▶ [PROBLEM REQUIREMENTS]
Quote the listing below word for word, stopping after the line that contains "do_row(pa, pb, k);".

*-*-*

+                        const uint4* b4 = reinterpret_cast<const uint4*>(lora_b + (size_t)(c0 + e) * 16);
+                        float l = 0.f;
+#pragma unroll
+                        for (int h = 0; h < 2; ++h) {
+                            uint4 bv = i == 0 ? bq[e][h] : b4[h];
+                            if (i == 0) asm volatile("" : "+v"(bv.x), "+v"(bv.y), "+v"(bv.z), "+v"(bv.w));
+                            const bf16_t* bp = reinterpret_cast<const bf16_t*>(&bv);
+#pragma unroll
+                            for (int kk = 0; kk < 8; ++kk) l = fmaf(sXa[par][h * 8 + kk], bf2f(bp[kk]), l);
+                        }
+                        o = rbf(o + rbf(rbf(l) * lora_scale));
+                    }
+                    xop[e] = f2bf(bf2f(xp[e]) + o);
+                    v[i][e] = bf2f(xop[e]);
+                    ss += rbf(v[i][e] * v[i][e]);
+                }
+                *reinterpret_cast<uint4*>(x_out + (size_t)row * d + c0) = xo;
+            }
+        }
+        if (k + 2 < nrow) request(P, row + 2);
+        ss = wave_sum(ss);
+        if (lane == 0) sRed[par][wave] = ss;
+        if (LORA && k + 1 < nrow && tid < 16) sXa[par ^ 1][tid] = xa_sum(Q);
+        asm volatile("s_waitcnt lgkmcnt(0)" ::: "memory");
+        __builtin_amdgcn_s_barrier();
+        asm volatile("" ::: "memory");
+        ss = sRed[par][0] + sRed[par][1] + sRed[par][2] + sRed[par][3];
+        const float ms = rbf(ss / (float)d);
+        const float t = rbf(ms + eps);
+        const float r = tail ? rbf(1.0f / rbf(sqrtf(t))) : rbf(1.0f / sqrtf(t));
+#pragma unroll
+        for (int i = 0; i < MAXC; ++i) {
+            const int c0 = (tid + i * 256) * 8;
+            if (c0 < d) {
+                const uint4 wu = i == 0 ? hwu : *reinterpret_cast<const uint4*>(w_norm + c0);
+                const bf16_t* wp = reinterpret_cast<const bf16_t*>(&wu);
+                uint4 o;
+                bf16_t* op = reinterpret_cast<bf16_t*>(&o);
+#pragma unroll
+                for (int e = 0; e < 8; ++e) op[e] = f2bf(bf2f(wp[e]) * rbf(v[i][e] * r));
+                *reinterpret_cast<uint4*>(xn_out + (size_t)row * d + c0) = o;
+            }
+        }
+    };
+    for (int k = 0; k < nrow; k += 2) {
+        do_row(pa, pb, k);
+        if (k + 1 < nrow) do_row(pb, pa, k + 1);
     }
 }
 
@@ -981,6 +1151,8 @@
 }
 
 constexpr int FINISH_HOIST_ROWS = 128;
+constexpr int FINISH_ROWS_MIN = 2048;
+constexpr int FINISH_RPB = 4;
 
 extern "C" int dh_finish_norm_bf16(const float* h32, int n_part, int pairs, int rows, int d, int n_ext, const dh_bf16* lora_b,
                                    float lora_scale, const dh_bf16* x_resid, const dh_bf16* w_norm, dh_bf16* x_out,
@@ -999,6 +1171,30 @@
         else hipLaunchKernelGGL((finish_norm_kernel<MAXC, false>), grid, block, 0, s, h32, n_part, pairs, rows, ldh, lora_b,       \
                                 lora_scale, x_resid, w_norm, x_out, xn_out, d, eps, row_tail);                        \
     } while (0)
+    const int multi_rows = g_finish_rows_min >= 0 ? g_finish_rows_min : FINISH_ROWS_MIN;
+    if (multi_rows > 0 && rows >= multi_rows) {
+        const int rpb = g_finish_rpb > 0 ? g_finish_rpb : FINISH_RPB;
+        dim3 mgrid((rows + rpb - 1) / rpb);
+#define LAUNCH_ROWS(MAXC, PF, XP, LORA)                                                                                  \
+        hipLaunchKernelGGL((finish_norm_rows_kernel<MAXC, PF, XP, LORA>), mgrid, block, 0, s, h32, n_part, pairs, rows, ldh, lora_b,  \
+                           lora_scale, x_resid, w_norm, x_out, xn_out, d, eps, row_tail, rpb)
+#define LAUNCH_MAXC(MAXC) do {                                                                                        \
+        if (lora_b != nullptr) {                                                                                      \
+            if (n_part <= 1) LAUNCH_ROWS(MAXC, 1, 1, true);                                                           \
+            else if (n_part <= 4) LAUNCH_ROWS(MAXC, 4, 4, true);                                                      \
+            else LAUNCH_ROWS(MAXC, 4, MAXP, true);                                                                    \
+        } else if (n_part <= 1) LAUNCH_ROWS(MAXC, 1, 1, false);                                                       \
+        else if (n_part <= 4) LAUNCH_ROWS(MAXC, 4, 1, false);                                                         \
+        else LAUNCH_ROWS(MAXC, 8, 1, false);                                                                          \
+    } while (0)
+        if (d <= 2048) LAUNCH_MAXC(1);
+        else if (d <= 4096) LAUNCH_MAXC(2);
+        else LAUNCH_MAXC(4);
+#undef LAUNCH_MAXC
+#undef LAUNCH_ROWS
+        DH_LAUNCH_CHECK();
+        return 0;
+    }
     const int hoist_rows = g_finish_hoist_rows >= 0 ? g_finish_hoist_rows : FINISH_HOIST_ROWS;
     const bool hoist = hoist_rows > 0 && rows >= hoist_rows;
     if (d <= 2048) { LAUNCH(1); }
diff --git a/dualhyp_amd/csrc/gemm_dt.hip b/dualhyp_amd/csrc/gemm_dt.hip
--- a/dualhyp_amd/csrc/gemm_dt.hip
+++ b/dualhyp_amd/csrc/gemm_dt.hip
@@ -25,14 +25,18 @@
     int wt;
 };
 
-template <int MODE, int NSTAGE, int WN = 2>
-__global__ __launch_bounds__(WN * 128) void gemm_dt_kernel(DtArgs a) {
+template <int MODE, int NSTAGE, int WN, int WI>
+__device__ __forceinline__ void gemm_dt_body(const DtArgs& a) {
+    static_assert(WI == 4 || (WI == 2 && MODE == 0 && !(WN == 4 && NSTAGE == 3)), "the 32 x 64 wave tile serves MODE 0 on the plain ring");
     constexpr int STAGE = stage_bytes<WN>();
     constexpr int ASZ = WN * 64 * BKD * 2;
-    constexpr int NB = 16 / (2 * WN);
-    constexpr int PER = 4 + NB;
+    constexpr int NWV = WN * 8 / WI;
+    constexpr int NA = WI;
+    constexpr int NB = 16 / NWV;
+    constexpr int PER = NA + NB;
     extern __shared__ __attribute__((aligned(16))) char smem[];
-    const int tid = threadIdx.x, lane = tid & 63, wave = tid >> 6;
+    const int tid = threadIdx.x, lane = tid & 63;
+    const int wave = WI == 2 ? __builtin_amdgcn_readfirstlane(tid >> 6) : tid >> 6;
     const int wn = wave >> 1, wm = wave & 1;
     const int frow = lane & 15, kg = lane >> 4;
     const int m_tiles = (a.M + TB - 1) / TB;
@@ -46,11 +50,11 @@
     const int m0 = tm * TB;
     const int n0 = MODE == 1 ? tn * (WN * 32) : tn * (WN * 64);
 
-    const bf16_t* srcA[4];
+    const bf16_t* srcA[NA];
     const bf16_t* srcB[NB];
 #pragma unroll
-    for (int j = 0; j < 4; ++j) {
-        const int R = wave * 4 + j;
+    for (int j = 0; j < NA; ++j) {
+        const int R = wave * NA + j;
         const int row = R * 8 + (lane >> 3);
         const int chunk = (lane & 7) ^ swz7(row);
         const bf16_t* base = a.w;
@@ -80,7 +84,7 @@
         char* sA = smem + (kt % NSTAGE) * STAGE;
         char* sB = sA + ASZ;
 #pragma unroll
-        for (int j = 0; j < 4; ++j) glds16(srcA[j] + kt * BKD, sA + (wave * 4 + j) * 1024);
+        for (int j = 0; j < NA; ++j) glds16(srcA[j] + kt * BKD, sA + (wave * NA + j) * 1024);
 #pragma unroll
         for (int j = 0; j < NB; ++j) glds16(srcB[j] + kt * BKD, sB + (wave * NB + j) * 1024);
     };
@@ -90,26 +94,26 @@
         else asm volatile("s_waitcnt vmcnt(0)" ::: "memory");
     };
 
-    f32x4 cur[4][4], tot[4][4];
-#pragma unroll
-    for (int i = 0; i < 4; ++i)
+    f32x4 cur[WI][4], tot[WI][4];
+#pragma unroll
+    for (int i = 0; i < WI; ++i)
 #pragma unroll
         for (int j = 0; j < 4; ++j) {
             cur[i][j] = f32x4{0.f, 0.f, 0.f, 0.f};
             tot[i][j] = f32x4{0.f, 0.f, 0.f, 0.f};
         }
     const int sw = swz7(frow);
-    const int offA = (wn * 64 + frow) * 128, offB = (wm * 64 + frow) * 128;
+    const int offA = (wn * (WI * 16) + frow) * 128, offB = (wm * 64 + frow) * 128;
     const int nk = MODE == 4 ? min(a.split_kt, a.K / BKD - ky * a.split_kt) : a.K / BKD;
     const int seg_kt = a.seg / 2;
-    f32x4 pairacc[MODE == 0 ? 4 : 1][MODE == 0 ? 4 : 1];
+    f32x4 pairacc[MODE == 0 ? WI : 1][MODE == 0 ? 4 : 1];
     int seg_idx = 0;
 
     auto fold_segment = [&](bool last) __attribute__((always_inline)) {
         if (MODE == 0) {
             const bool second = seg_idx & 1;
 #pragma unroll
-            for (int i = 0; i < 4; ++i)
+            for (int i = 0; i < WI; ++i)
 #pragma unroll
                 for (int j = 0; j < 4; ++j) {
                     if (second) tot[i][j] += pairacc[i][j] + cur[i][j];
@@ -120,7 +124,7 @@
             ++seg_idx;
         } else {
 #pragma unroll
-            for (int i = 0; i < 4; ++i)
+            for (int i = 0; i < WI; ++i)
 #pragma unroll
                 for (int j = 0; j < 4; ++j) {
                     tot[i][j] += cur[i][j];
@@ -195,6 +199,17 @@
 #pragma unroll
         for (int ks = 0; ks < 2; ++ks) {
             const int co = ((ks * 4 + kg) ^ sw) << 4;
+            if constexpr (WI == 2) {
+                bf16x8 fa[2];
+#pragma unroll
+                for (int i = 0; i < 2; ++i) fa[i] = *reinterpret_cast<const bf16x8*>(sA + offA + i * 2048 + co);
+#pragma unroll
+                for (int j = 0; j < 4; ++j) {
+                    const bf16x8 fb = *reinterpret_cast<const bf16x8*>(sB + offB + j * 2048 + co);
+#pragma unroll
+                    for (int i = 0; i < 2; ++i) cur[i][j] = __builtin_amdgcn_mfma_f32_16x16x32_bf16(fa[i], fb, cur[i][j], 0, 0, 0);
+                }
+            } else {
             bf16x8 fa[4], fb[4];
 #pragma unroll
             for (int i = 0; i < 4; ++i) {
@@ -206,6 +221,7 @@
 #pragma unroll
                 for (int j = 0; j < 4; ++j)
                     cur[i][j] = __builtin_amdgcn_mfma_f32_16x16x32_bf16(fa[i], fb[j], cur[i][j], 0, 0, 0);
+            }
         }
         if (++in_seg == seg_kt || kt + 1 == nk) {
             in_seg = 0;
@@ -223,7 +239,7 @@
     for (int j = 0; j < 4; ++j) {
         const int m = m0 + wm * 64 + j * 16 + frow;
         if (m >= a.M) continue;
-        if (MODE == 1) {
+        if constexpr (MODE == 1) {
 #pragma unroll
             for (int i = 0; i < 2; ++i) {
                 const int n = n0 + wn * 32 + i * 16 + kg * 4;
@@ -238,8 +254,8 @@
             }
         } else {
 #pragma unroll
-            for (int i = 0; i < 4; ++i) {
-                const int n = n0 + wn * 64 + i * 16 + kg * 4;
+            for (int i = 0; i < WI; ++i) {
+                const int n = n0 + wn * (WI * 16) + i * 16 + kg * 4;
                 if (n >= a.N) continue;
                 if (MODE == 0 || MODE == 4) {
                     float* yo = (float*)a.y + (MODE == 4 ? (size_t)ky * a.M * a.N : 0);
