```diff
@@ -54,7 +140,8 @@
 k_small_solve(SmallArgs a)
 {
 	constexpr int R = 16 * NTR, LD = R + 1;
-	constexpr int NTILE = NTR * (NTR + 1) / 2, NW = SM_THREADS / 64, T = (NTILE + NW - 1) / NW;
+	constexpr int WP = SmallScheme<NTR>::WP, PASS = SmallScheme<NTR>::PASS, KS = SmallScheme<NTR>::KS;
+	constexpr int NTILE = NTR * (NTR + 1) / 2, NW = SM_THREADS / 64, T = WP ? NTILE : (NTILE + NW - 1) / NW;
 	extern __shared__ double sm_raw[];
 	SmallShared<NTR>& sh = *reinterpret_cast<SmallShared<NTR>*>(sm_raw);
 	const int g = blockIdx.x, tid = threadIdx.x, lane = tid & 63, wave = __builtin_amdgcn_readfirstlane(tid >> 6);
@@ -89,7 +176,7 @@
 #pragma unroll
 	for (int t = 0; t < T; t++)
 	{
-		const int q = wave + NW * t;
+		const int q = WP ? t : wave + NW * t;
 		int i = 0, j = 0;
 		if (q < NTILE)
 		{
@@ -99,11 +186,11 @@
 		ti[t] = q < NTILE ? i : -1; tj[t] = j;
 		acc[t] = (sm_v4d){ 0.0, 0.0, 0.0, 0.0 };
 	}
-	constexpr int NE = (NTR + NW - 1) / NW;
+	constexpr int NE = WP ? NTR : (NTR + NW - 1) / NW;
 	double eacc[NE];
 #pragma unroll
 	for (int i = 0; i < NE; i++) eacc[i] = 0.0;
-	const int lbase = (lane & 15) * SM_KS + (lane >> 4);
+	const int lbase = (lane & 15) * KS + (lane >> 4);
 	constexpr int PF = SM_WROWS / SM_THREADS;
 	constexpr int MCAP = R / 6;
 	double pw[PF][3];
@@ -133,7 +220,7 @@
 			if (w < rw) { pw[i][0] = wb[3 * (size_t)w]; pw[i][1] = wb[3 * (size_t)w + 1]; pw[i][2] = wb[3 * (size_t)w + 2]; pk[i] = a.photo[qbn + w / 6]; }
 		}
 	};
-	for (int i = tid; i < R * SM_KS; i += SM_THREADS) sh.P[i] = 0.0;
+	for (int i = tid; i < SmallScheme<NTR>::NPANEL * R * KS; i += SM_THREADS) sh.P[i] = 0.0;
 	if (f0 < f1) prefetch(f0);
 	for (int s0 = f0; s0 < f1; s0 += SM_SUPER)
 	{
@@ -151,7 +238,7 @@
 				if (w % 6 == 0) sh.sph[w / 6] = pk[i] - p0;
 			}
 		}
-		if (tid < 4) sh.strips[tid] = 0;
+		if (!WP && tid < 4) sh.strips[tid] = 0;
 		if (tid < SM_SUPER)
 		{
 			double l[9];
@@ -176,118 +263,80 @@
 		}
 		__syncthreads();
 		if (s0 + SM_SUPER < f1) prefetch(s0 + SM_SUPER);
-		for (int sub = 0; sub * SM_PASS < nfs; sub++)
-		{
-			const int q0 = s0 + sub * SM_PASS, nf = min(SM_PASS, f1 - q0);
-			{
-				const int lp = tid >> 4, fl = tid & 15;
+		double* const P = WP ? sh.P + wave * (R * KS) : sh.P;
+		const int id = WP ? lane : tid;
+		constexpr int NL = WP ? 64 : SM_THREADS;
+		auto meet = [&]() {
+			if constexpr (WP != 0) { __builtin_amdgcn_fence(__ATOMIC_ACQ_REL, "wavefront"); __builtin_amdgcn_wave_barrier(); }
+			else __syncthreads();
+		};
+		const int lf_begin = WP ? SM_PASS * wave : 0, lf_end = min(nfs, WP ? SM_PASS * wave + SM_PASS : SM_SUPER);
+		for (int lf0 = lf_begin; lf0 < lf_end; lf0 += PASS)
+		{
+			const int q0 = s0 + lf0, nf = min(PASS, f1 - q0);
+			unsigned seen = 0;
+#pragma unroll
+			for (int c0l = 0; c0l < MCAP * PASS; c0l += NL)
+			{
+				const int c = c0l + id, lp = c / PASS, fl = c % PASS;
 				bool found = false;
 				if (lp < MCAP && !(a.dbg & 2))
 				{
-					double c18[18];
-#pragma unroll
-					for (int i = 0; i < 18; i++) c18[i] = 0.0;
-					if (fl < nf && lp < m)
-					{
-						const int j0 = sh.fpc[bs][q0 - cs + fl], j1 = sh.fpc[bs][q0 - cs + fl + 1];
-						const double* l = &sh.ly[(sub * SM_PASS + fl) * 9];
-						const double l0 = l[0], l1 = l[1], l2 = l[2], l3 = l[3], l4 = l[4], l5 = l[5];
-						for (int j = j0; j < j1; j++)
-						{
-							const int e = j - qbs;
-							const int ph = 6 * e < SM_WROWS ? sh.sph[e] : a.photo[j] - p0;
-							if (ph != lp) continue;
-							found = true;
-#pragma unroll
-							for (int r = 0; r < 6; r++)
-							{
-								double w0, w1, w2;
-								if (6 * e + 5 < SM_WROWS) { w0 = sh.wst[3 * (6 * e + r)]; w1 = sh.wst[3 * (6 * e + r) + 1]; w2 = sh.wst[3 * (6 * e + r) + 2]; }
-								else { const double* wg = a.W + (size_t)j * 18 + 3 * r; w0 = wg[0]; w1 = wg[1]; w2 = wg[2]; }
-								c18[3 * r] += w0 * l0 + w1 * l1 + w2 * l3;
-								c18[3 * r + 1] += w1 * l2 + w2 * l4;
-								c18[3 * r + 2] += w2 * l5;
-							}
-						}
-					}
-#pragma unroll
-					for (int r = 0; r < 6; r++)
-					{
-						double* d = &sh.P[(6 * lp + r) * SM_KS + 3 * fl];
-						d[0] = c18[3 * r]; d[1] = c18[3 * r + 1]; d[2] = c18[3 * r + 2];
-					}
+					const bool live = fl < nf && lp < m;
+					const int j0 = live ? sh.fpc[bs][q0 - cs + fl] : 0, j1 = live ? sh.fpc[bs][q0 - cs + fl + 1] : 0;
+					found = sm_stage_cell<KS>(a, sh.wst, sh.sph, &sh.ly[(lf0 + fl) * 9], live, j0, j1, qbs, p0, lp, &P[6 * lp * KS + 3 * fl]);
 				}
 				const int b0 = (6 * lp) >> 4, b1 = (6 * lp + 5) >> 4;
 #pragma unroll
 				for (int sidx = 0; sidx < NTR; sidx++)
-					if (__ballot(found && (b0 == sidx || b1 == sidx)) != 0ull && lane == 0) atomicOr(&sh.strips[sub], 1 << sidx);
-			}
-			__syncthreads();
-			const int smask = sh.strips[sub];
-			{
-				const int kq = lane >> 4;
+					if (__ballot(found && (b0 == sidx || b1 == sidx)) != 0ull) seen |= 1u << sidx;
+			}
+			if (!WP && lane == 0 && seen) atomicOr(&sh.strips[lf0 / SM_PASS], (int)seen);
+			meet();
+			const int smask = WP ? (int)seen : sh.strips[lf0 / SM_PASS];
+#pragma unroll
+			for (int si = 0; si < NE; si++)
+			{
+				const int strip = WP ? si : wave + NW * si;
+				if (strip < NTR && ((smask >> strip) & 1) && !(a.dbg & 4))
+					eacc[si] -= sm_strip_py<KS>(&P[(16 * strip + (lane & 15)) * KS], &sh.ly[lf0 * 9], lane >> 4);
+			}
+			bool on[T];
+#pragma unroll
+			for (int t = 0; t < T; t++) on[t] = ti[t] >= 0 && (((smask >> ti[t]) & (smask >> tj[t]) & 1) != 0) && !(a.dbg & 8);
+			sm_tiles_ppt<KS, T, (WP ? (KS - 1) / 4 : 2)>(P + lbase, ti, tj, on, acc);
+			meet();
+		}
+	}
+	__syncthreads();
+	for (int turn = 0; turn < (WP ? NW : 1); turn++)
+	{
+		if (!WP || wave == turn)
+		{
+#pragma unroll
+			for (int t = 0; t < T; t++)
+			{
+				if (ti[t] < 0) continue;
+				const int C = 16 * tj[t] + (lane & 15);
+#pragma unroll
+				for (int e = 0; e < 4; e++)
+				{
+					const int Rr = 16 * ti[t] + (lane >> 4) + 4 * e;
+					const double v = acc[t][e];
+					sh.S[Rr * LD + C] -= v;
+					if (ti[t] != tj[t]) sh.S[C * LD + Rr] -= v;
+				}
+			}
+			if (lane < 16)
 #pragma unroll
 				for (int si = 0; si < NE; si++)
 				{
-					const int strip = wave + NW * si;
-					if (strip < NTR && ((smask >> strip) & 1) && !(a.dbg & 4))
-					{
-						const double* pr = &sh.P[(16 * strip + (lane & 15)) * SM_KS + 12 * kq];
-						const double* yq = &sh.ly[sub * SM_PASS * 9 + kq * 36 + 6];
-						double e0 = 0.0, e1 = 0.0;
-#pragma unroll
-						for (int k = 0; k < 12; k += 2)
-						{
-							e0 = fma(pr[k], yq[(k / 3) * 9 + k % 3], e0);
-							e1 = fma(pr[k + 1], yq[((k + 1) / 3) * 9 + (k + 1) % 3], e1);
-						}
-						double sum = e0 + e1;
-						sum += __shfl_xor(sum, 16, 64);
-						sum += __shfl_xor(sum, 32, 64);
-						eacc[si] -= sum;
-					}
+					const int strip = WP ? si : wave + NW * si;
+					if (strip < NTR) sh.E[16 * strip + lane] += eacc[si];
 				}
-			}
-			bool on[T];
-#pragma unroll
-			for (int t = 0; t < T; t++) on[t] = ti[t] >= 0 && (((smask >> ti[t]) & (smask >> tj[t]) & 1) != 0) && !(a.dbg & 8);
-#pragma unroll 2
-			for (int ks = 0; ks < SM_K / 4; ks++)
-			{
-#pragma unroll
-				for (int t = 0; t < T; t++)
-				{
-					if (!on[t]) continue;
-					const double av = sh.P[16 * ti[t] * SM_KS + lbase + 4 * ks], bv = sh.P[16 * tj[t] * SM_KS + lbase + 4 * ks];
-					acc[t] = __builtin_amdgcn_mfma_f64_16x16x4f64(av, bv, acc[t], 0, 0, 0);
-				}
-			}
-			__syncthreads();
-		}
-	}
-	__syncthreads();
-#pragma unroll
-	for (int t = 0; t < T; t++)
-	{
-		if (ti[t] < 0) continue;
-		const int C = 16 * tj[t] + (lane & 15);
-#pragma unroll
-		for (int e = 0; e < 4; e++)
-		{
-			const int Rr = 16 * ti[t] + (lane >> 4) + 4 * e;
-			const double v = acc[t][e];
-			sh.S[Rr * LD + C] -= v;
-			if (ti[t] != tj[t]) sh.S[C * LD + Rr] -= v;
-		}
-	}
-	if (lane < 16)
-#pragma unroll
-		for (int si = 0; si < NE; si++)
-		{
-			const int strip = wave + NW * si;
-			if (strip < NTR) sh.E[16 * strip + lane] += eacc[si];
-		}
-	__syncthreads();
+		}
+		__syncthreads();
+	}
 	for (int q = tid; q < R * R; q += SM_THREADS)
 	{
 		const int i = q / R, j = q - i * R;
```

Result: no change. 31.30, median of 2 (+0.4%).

*-*-*

▶ [YOUR SOLUTION]
+                        const uint4* b4 = reinterpret_cast<const uint4*>(lora_b + (size_t)(c0 + e) * 16);
+                        float l = 0.f;
+#pragma unroll
+                        for (int h = 0; h < 2; ++h) {
+                            uint4 bv = i == 0 ? bq[e][h] : b4[h];
+                            if (i == 0) asm volatile("" : "+v"(bv.x), "+v"(bv.y), "+v"(bv.z), "+v"(bv.w));
+                            const bf16_t* bp = reinterpret_cast<const bf16_t*>(&bv);
+#pragma unroll
+                            for (int kk = 0; kk < 8; ++kk) l = fmaf(sXa[par][h * 8 + kk], bf2f(bp[kk]), l);
+                        }
+                        o = rbf(o + rbf(rbf(l) * lora_scale));
+                    }
+                    xop[e] = f2bf(bf2f(xp[e]) + o);
+                    v[i][e] = bf2f(xop[e]);
+                    ss += rbf(v[i][e] * v[i][e]);
+                }
+                *reinterpret_cast<uint4*>(x_out + (size_t)row * d + c0) = xo;
+            }
+        }
+        if (k + 2 < nrow) request(P, row + 2);
+        ss = wave_sum(ss);
+        if (lane == 0) sRed[par][wave] = ss;
+        if (LORA && k + 1 < nrow && tid < 16) sXa[par ^ 1][tid] = xa_sum(Q);
+        asm volatile("s_waitcnt lgkmcnt(0)" ::: "memory");
+        __builtin_amdgcn_s_barrier();
+        asm volatile("" ::: "memory");
+        ss = sRed[par][0] + sRed[par][1] + sRed[par][2] + sRed[par][3];
+        const float ms = rbf(ss / (float)d);
+        const float t = rbf(ms + eps);
+        const float r = tail ? rbf(1.0f / rbf(sqrtf(t))) : rbf(1.0f / sqrtf(t));
+#pragma unroll
+        for (int i = 0; i < MAXC; ++i) {
+            const int c0 = (tid + i * 256) * 8;
+            if (c0 < d) {
+                const uint4 wu = i == 0 ? hwu : *reinterpret_cast<const uint4*>(w_norm + c0);
+                const bf16_t* wp = reinterpret_cast<const bf16_t*>(&wu);
+                uint4 o;
+                bf16_t* op = reinterpret_cast<bf16_t*>(&o);
+#pragma unroll
+                for (int e = 0; e < 8; ++e) op[e] = f2bf(bf2f(wp[e]) * rbf(v[i][e] * r));
+                *reinterpret_cast<uint4*>(xn_out + (size_t)row * d + c0) = o;
+            }
+        }
+    };
+    for (int k = 0; k < nrow; k += 2) {
+        do_row(pa, pb, k);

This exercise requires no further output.